From a Distant Shore
by Wendy Howe
I (The Prophecy) White snow, Shinto bells prompt a chill to fall as they warn and weep. Stones will shift and waters will heap waves of salt, wide sorrow while strangers mourn, miles off safe in their hills, tonight tomorrow and beyond tomorrow. II (Coming of The Yürei) California, your coastal gardens own rock and cypress but spare acreage for the green bamboo. Sprays of sunlight diverge through the trees while close behind, a woman glides concealing her form in a long shroud of hair. Not mortal but mere shadow she has been cast by The Archipelago Mother who once chose to corset her soul in stone and timber rather than bone and sinew as she fell from the sky shattering into small islands, the wind at hand to give her breath and weave fate on a loom of climatic strings. Hot, cold, dry, wet wings, seed and scent have all caused diverse blends, decades never the same. And now California your coastal gardens house a dire figment of these — she is prayer she is need she is grief as you watch with an eardrum catching the rush of a morning sea.

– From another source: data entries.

SIGNATURES = {
    "nnc_version": (c_int, []),
    "nnc_last_error": (ctypes.c_char_p, []),
    "nnc_device_info": (c_int, [ctypes.c_char_p, c_size, ctypes.POINTER(c_int)]),
    "nnc_chunk_sums_f32": (c_int, [c_void_p, c_i64, c_int, c_void_p, c_void_p, c_void_p]),
    "nnc_fold_f32": (c_int, [c_void_p, c_i64, c_i64, c_int, c_void_p, c_void_p, c_void_p]),
    "nnc_prune_workspace_bytes": (c_size, [c_i64]),
    "nnc_prune_f32": (c_int, [c_void_p, c_i64, c_f32, c_int, c_void_p, c_void_p, c_void_p, c_void_p, c_size, c_void_p]),
    "nnc_sort_pruned_bounded_bits": (c_i32, [c_f32, c_f32, c_f32, c_i64, c_i64]),
    "nnc_sort_pruned_bounded_workspace_bytes": (c_size, [c_i64]),
    "nnc_sort_pruned_bounded_flag": (c_void_p, [c_void_p, c_i64]),
    "nnc_sort_pruned_bounded_f32": (c_int, [c_void_p, c_i64, c_i64, c_i64, c_f32, c_f32, c_f32, c_void_p, c_void_p, c_size, c_void_p]),
    "nnc_prune_stats_workspace_bytes": (c_size, [c_i64]),
    "nnc_prune_stats_f32": (c_int, [c_void_p, c_i64, c_f32, c_int, c_void_p, c_void_p, c_void_p, c_void_p, c_void_p, c_void_p, c_size, c_void_p]),
    "nnc_threshold_mask_f32": (c_int, [c_void_p, c_i64, c_void_p, c_void_p, c_void_p, c_void_p]),
    "nnc_apply_mask_f32": (c_int, [c_void_p, c_void_p, c_i64, c_void_p]),
    "nnc_minmax_workspace_bytes": (c_size, [c_i64]),
    "nnc_minmax_f32": (c_int, [c_void_p, c_i64, c_int, c_void_p, c_void_p, c_void_p, c_size, c_void_p]),
    "nnc_minmax_signs_f32": (c_int, [c_void_p, c_i64, c_void_p, c_void_p, c_void_p, c_size, c_void_p]),
    "nnc_layer_stats_workspace_bytes": (c_size, [c_i64]),
    "nnc_layer_stats_f32": (c_int, [c_void_p, c_i64, c_void_p, c_void_p, c_void_p, c_size, c_void_p]),
    "nnc_rank_sorted_f32": (c_int, [c_void_p, c_i64, c_void_p, c_i32, c_void_p, c_void_p]),
    "nnc_hist31_f32": (c_int, [c_void_p, c_i64, c_int, c_void_p, c_void_p, c_void_p]),
    "nnc_sort_workspace_bytes": (c_size, [c_i64]),
    "nnc_sort_f32": (c_int, [c_void_p, c_i64, c_void_p, c_void_p, c_size, c_void_p]),
    "nnc_sort_pruned_workspace_bytes": (c_size, [c_i64, c_i64, c_i64]),
    "nnc_sort_pruned_f32": (c_int, [c_void_p, c_i64, c_i64, c_i64, c_void_p, c_void_p, c_size, c_void_p]),
    "nnc_fix_shift": (c_i32, [c_f32, c_i64]),
    "nnc_kmeans_workspace_bytes": (c_size, [c_i32]),
    "nnc_kmeans_prefix_bytes": (c_size, [c_i64]),
    "nnc_kmeans_loop_stats": (c_int, [c_void_p, c_void_p, c_void_p]),
    "nnc_kmeans_prefix_build": (c_int, [c_void_p, ctypes.POINTER(KMeansParams), c_void_p, c_void_p]),
    "nnc_kmeans_init": (c_int, [c_void_p, c_size, ctypes.POINTER(KMeansParams), c_void_p, c_void_p]),
    "nnc_kmeans_set_centers": (c_int, [c_void_p, ctypes.POINTER(KMeansParams), c_void_p, c_int, c_void_p]),
    "nnc_kmeans_accumulate": (c_int, [c_void_p, c_void_p, ctypes.POINTER(KMeansParams), c_void_p]),
    "nnc_kmeans_partials": (c_void_p, [c_void_p]),
    "nnc_kmeans_finalize": (c_int, [c_void_p, c_int, c_void_p]),
    "nnc_kmeans_iterate": (c_int, [c_void_p, c_void_p, ctypes.POINTER(KMeansParams), c_i32, c_void_p]),
    "nnc_kmeans_status_async": (c_int, [c_void_p, ctypes.POINTER(KMeansStatus), c_void_p]),
    "nnc_kmeans_status_publish": (c_int, [c_void_p, c_void_p, ctypes.c_uint64, c_void_p]),
    "nnc_kmeans_iterate_publish": (c_int, [c_void_p, c_void_p, ctypes.POINTER(KMeansParams), c_i32, c_void_p, ctypes.c_uint64, c_void_p]),
    "nnc_kmeans_fit": (c_int, [c_void_p, c_void_p, ctypes.POINTER(KMeansParams), c_i32, c_i32, c_void_p, c_size, c_void_p,
                               ctypes.POINTER(ctypes.c_uint64), ctypes.POINTER(KMeansStatus), ctypes.POINTER(c_i32), c_void_p]),
    "nnc_kmeans_fit_sharded": (c_int, [c_void_p, c_void_p, c_void_p, ctypes.POINTER(KMeansParams), ctypes.c_int64, c_i32, c_i32, c_void_p, c_size,
                                       c_void_p, ctypes.POINTER(ctypes.c_uint64), ctypes.POINTER(KMeansStatus), ctypes.POINTER(c_i32), c_void_p]),
    "nnc_kmeans_set_done": (c_int, [c_void_p, c_i32, c_void_p]),
    "nnc_kmeans_label_counts": (c_int, [c_void_p, c_void_p, ctypes.POINTER(KMeansParams), c_int, c_void_p, c_void_p]),
    "nnc_kmeans_get_centers": (c_int, [c_void_p, c_int, c_int, c_void_p, c_void_p]),
    "nnc_kmeans_assign": (c_int, [c_void_p, c_void_p, ctypes.POINTER(KMeansParams), c_int, c_void_p, c_int, c_void_p, c_void_p, c_void_p, c_void_p]),
    "nnc_topm_hist_f32": (c_int, [c_void_p, c_i64, c_i32, c_i32, c_i32, ctypes.c_uint32, c_void_p, c_void_p]),
    "nnc_topm_compact_f32": (c_int, [c_void_p, c_void_p, c_i64, ctypes.c_uint32, c_void_p, c_i64, c_void_p, c_void_p]),
    "nnc_kmeans_relocate": (c_int, [c_void_p, c_void_p, c_i32, c_void_p]),
    "nnc_kmeans_reloc_candidates": (c_int, [c_void_p, c_void_p, ctypes.POINTER(KMeansParams), c_i32, c_void_p, c_i64, c_void_p, c_void_p, c_void_p]),
    "nnc_kmeans_relocate_checked": (c_int, [c_void_p, c_void_p, c_void_p, c_void_p, c_void_p, c_i32, c_void_p, c_void_p]),
    "nnc_kmeans_reloc_window": (c_i32, [c_i64, c_i32]),
    "nnc_kmeans_reloc_scratch_bytes": (c_size, [c_i32, c_i32]),
    "nnc_kmeans_relocate_windowed": (c_int, [c_void_p, c_void_p, ctypes.POINTER(KMeansParams), c_i32, c_void_p, c_size, c_void_p]),
    "nnc_kmeans_reloc_select_local": (c_int, [c_void_p, c_void_p, ctypes.POINTER(KMeansParams), c_i32, c_void_p, c_size, c_void_p, c_void_p]),
    "nnc_kmeans_reloc_flag": (c_void_p, [c_void_p]),
    "nnc_kmeans_relocate_if_proven": (c_int, [c_void_p, c_void_p, c_i32, c_void_p]),
    "nnc_labels_equal": (c_int, [c_void_p, c_void_p, c_i64, c_int, c_void_p, c_void_p]),
    "nnc_ref_sums_f32": (c_int, [c_void_p, c_i64, ctypes.c_float, c_void_p, c_i32, c_i32, c_void_p, c_void_p, c_void_p]),
    "nnc_kmeans_set_done_if": (c_int, [c_void_p, c_void_p, c_i32, c_void_p]),
    "nnc_bincount": (c_int, [c_void_p, c_int, c_i64, c_i32, c_void_p, c_void_p]),
    "nnc_kmeans_fit_reference_f32": (c_int, [c_void_p, c_i32, c_void_p, c_i32, c_i32, c_f32, c_void_p, c_void_p, c_void_p, c_void_p, c_void_p, c_void_p]),
    "nnc_compress_layer_workspace_bytes": (c_size, [c_i64, c_i32]),
    "nnc_compress_layer_host_bytes": (c_size, []),
    "nnc_compress_layer_f32": (c_int, [c_void_p, c_i64, ctypes.POINTER(LayerParams), c_void_p, c_void_p, c_void_p, c_void_p, c_size, c_void_p, c_size,
                                       ctypes.POINTER(ctypes.c_uint64), ctypes.POINTER(LayerResult), c_void_p]),
    "nnc_host_linspace_f32": (c_int, [c_f32, c_f32, c_i32, c_void_p]),
    "nnc_host_cdf": (c_int, [c_void_p, c_void_p, c_void_p, c_void_p]),
    "nnc_host_density_init": (c_int, [c_void_p, c_void_p, c_i32, c_void_p]),
    "nnc_kmeanspp_trials": (c_i32, [c_i32]),
    "nnc_kmeanspp_workspace_bytes": (c_size, [c_i64, c_i32]),
    "nnc_kmeanspp_seed_f32": (c_int, [c_void_p, c_i64, c_f32, c_i32, c_i64, c_void_p, c_void_p, c_void_p, c_void_p, c_size, c_void_p]),
    "nnc_centroid_grad_f32": (c_int, [c_void_p, c_void_p, c_int, c_i64, c_i32, c_i32, c_void_p, c_void_p, c_void_p, c_void_p]),
    "nnc_gather_f32": (c_int, [c_void_p, c_i32, c_void_p, c_int, c_i64, c_void_p, c_void_p]),
    "nnc_cbmm_workspace_bytes": (c_i64, [c_i64, c_i64, c_i64, c_int]),
    "nnc_cbmm_plan": (c_int, [c_i64, c_i64, c_i64, c_int, c_i32, c_i32, ctypes.c_uint64, ctypes.POINTER(c_i64)]),
    "nnc_cbmm_f32": (c_int, [c_void_p, c_i64, c_i64, c_void_p, c_int, c_i64, c_void_p, c_i32, c_void_p, c_i32, c_void_p, c_void_p, c_i64, c_void_p]),
    "nnc_cbmm_h16_workspace_bytes": (c_i64, [c_i64, c_i64, c_i64, c_int]),
    "nnc_cbmm_h16_plan": (c_int, [c_int, c_i64, c_i64, c_i64, c_int, c_i32, c_i32, ctypes.c_uint64, ctypes.POINTER(c_i64)]),
    "nnc_cbmm_h16": (c_int, [c_void_p, c_int, c_i64, c_i64, c_void_p, c_int, c_i64, c_void_p, c_i32, c_void_p, c_i32, c_void_p, c_int, c_void_p, c_i64,
                             c_void_p]),
    "nnc_cbmm_grouped_workspace_bytes": (c_i64, [c_int, c_i64, c_i64, c_i64]),
    "nnc_cbmm_grouped_plan": (c_int, [c_int, c_i64, c_i64, c_i64, c_i32, c_i64, c_i32, ctypes.c_uint64, ctypes.POINTER(c_i64)]),
    "nnc_cbmm_grouped": (c_int, [c_void_p, c_int, c_i64, c_i64, c_void_p, c_i64, c_void_p, c_i32, c_i64, c_void_p, c_i32, c_void_p, c_int, c_void_p, c_i64,
                                 c_void_p]),
    "nnc_cbmm_dx_workspace_bytes": (c_i64, [c_i64, c_i64, c_i64, c_int]),
    "nnc_cbmm_dx_plan": (c_int, [c_i64, c_i64, c_i64, c_int, c_i32, c_i32, ctypes.c_uint64, ctypes.POINTER(c_i64)]),
    "nnc_cbmm_dx_f32": (c_int, [c_void_p, c_i64, c_i64, c_void_p, c_int, c_i64, c_void_p, c_i32, c_void_p, c_void_p, c_i64, c_void_p]),
    "nnc_cbmm_dc_workspace_bytes": (c_i64, [c_i64, c_i64, c_i64, c_int, c_i32]),
    "nnc_cbmm_dc_plan": (c_int, [c_i64, c_i64, c_i64, c_int, c_i32, c_i32, ctypes.c_uint64, ctypes.POINTER(c_i64)]),
    "nnc_cbmm_dc_f32": (c_int, [c_void_p, c_void_p, c_i64, c_i64, c_void_p, c_int, c_i64, c_i32, c_void_p, c_i32, c_void_p, c_i64, c_void_p]),
    "nnc_cbsp_pack_bytes": (c_i64, [c_i64, c_i64, c_int, c_i64]),
    "nnc_cbsp_pack": (c_int, [c_void_p, c_int, c_i64, c_i64, c_i32, c_void_p, c_i64, c_void_p, c_void_p]),
    "nnc_cbsp_unpack": (c_int, [c_void_p, c_i64, c_int, c_i64, c_i64, c_i32, c_i64, c_void_p, c_void_p]),
    "nnc_cbsp_workspace_bytes": (c_i64, [c_i64, c_i64, c_i64, c_int]),
    "nnc_cbsp_plan": (c_int, [c_i64, c_i64, c_i64, c_int, c_i32, c_i32, ctypes.POINTER(c_i64)]),
    "nnc_cbsp_f32": (c_int, [c_void_p, c_i64, c_i64, c_void_p, c_i64, c_int, c_i64, c_i32, c_i64, c_void_p, c_i32, c_void_p, c_i32, c_void_p,
                             c_void_p, c_i64, c_void_p]),
    "nnc_cbsp_dx_workspace_bytes": (c_i64, [c_i64, c_i64, c_i64, c_int]),
    "nnc_cbsp_dx_plan": (c_int, [c_i64, c_i64, c_i64, c_int, c_i32, c_i32, ctypes.POINTER(c_i64)]),
    "nnc_cbsp_dx_f32": (c_int, [c_void_p, c_i64, c_i64, c_void_p, c_i64, c_int, c_i64, c_i32, c_i64, c_void_p, c_i32, c_void_p, c_void_p, c_i64,
                                c_void_p]),
    "nnc_cbsp_dc_workspace_bytes": (c_i64, [c_i64, c_i64, c_i64, c_int, c_i32]),
    "nnc_cbsp_dc_plan": (c_int, [c_i64, c_i64, c_i64, c_int, c_i32, c_i32, ctypes.POINTER(c_i64)]),
    "nnc_cbsp_dc_f32": (c_int, [c_void_p, c_void_p, c_i64, c_i64, c_void_p, c_i64, c_int, c_i64, c_i32, c_i64, c_i32, c_void_p, c_i32, c_void_p,
                                c_i64, c_void_p]),
    "nnc_cbpk_row_bytes": (c_i64, [c_i64, c_int]),
    "nnc_cbpk_pack_bytes": (c_i64, [c_i64, c_i64, c_int]),
    "nnc_cbpk_pack": (c_int, [c_void_p, c_int, c_i64, c_i64, c_int, c_void_p, c_i64, c_void_p, c_void_p]),
    "nnc_cbpk_unpack": (c_int, [c_void_p, c_i64, c_int, c_i64, c_i64, c_void_p, c_int, c_void_p]),
    "nnc_cbpk_workspace_bytes": (c_i64, [c_i64, c_i64, c_i64, c_int]),
    "nnc_cbpk_plan": (c_int, [c_i64, c_i64, c_i64, c_int, c_i32, c_i32, ctypes.POINTER(c_i64)]),
    "nnc_cbpk_f32": (c_int, [c_void_p, c_i64, c_i64, c_void_p, c_i64, c_int, c_i64, c_void_p, c_i32, c_void_p, c_i32, c_void_p, c_void_p, c_i64,
                             c_void_p]),
    "nnc_cbpk_grouped_workspace_bytes": (c_i64, [c_int, c_i64, c_i64, c_i64, c_int]),
    "nnc_cbpk_grouped_plan": (c_int, [c_int, c_i64, c_i64, c_i64, c_int, c_i32, c_i64, c_i32, ctypes.POINTER(c_i64)]),
    "nnc_cbpk_grouped": (c_int, [c_void_p, c_int, c_i64, c_i64, c_void_p, c_i64, c_int, c_i64, c_void_p, c_i32, c_i64, c_void_p, c_i32, c_void_p, c_int,
                                 c_void_p, c_i64, c_void_p]),
    "nnc_cbpk_dx_workspace_bytes": (c_i64, [c_i64, c_i64, c_i64, c_int]),
    "nnc_cbpk_dx_plan": (c_int, [c_i64, c_i64, c_i64, c_int, c_i32, c_i32, ctypes.POINTER(c_i64)]),
    "nnc_cbpk_dx_f32": (c_int, [c_void_p, c_i64, c_i64, c_void_p, c_i64, c_int, c_i64, c_void_p, c_i32, c_void_p, c_void_p, c_i64, c_void_p]),
    "nnc_cbpk_dc_workspace_bytes": (c_i64, [c_i64, c_i64, c_i64, c_int, c_i32]),
    "nnc_cbpk_dc_plan": (c_int, [c_i64, c_i64, c_i64, c_int, c_i32, c_i32, ctypes.POINTER(c_i64)]),
    "nnc_cbpk_dc_f32": (c_int, [c_void_p, c_void_p, c_i64, c_i64, c_void_p, c_i64, c_int, c_i64, c_i32, c_void_p, c_i32, c_void_p, c_i64, c_void_p]),
    "nnc_huffman_codes": (c_int, [ctypes.POINTER(ctypes.c_uint8), c_i32, ctypes.POINTER(ctypes.c_uint32)]),
    "nnc_codec_chunks": (c_size, [c_i64]),
    "nnc_huffman_chunk_offsets": (c_int, [c_void_p, c_int, c_i64, c_void_p, c_i32, c_void_p, c_void_p]),
    "nnc_huffman_encode": (c_int, [c_void_p, c_int, c_i64, c_void_p, c_void_p, c_i32, c_void_p, c_void_p, c_i64, c_void_p]),
    "nnc_huffman_decode_tables_bytes": (c_size, []),
    "nnc_huffman_decode_tables": (c_int, [ctypes.POINTER(ctypes.c_uint8), c_i32, c_void_p, c_size]),
    "nnc_huffman_decode": (c_int, [c_void_p, c_void_p, c_i64, c_void_p, c_i32, c_void_p, c_int, c_void_p, c_void_p]),
    "nnc_sparse_entry_offsets": (c_int, [c_void_p, c_int, c_i64, c_i32, c_i32, c_void_p, c_void_p]),
    "nnc_sparse_emit": (c_int, [c_void_p, c_int, c_i64, c_i32, c_i32, c_void_p, c_void_p, c_void_p, c_void_p]),
    "nnc_sparse_expand": (c_int, [c_void_p, c_void_p, c_int, c_void_p, c_i64, c_i32, c_void_p, c_void_p, c_void_p]),
    "nnc_comm_unique_id": (c_int, [c_void_p, c_size]),
    "nnc_comm_init": (c_int, [ctypes.POINTER(c_void_p), c_void_p, c_size, c_i32, c_i32]),
    "nnc_comm_destroy": (c_int, [c_void_p]),
    "nnc_comm_rank": (c_int, [c_void_p]),
    "nnc_comm_world": (c_int, [c_void_p]),
    "nnc_comm_allreduce": (c_int, [c_void_p, c_void_p, c_i64, c_i32, c_i32, c_void_p]),
    "nnc_comm_allgather": (c_int, [c_void_p, c_void_p, c_void_p, c_i64, c_void_p]),
    "nnc_kmeans_iterate_sharded": (c_int, [c_void_p, c_void_p, c_void_p, ctypes.POINTER(KMeansParams), c_i32, c_void_p, ctypes.c_uint64, c_void_p]),
    "nnc_merge_keys": (c_int, [c_void_p, c_i32, c_i32, c_void_p, c_i32, c_void_p]),
    "nnc_kmeans_reloc_scratch_bytes_sharded": (c_size, [c_i32, c_i32, c_i32]),
    "nnc_kmeans_relocate_windowed_sharded": (c_int, [c_void_p, c_void_p, c_void_p, ctypes.POINTER(KMeansParams), c_i32, c_void_p, c_size, c_void_p]),
    "nnc_comm_available": (c_int, []),
    "nnc_profile_tags": (c_int, [ctypes.c_uint32]),
    "nnc_profile_begin": (c_int, [c_i32]),
    "nnc_profile_end": (c_int, [ctypes.POINTER(c_f32), ctypes.POINTER(c_i32), c_i64, ctypes.POINTER(c_i64)]),
    "nnc_huffman_lengths": (c_int, [ctypes.POINTER(c_i64), c_i32, ctypes.POINTER(ctypes.c_uint8), ctypes.POINTER(c_i64), ctypes.POINTER(c_i64)]),
}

"Yürei" is the Japanese concept of a ghost. The female apparition usually appears wearing a white kimono with her black hair loose and wind-swept. Most often, she has died in a sudden or violent manner without proper burial rites; or she is still (after death) influenced by powerful emotions that keep her earthbound until the conflict is resolved.
Wendy Howe is a free lance writer who lives with her partner in the high desert of Southern California. She has traveled the hills, canyons and coastline of the Pacific including the islands of Oahu and Maui. She also travels through time, myth and history as a mental shape-shifter, a poet. Her works have been published in diverse literary journals and two recent anthologies exploring myth and women's issues which include Lilith and Postcards From Eve. A lover of fresh picked fruit, she adores raspberries, ripe and plucked from their garden stalk, but when hearing the word "Cherry," she immediately thinks of the poem, Goblin Market, by Christina Rosetti, and those luscious lines that give a litany of fruited splendor.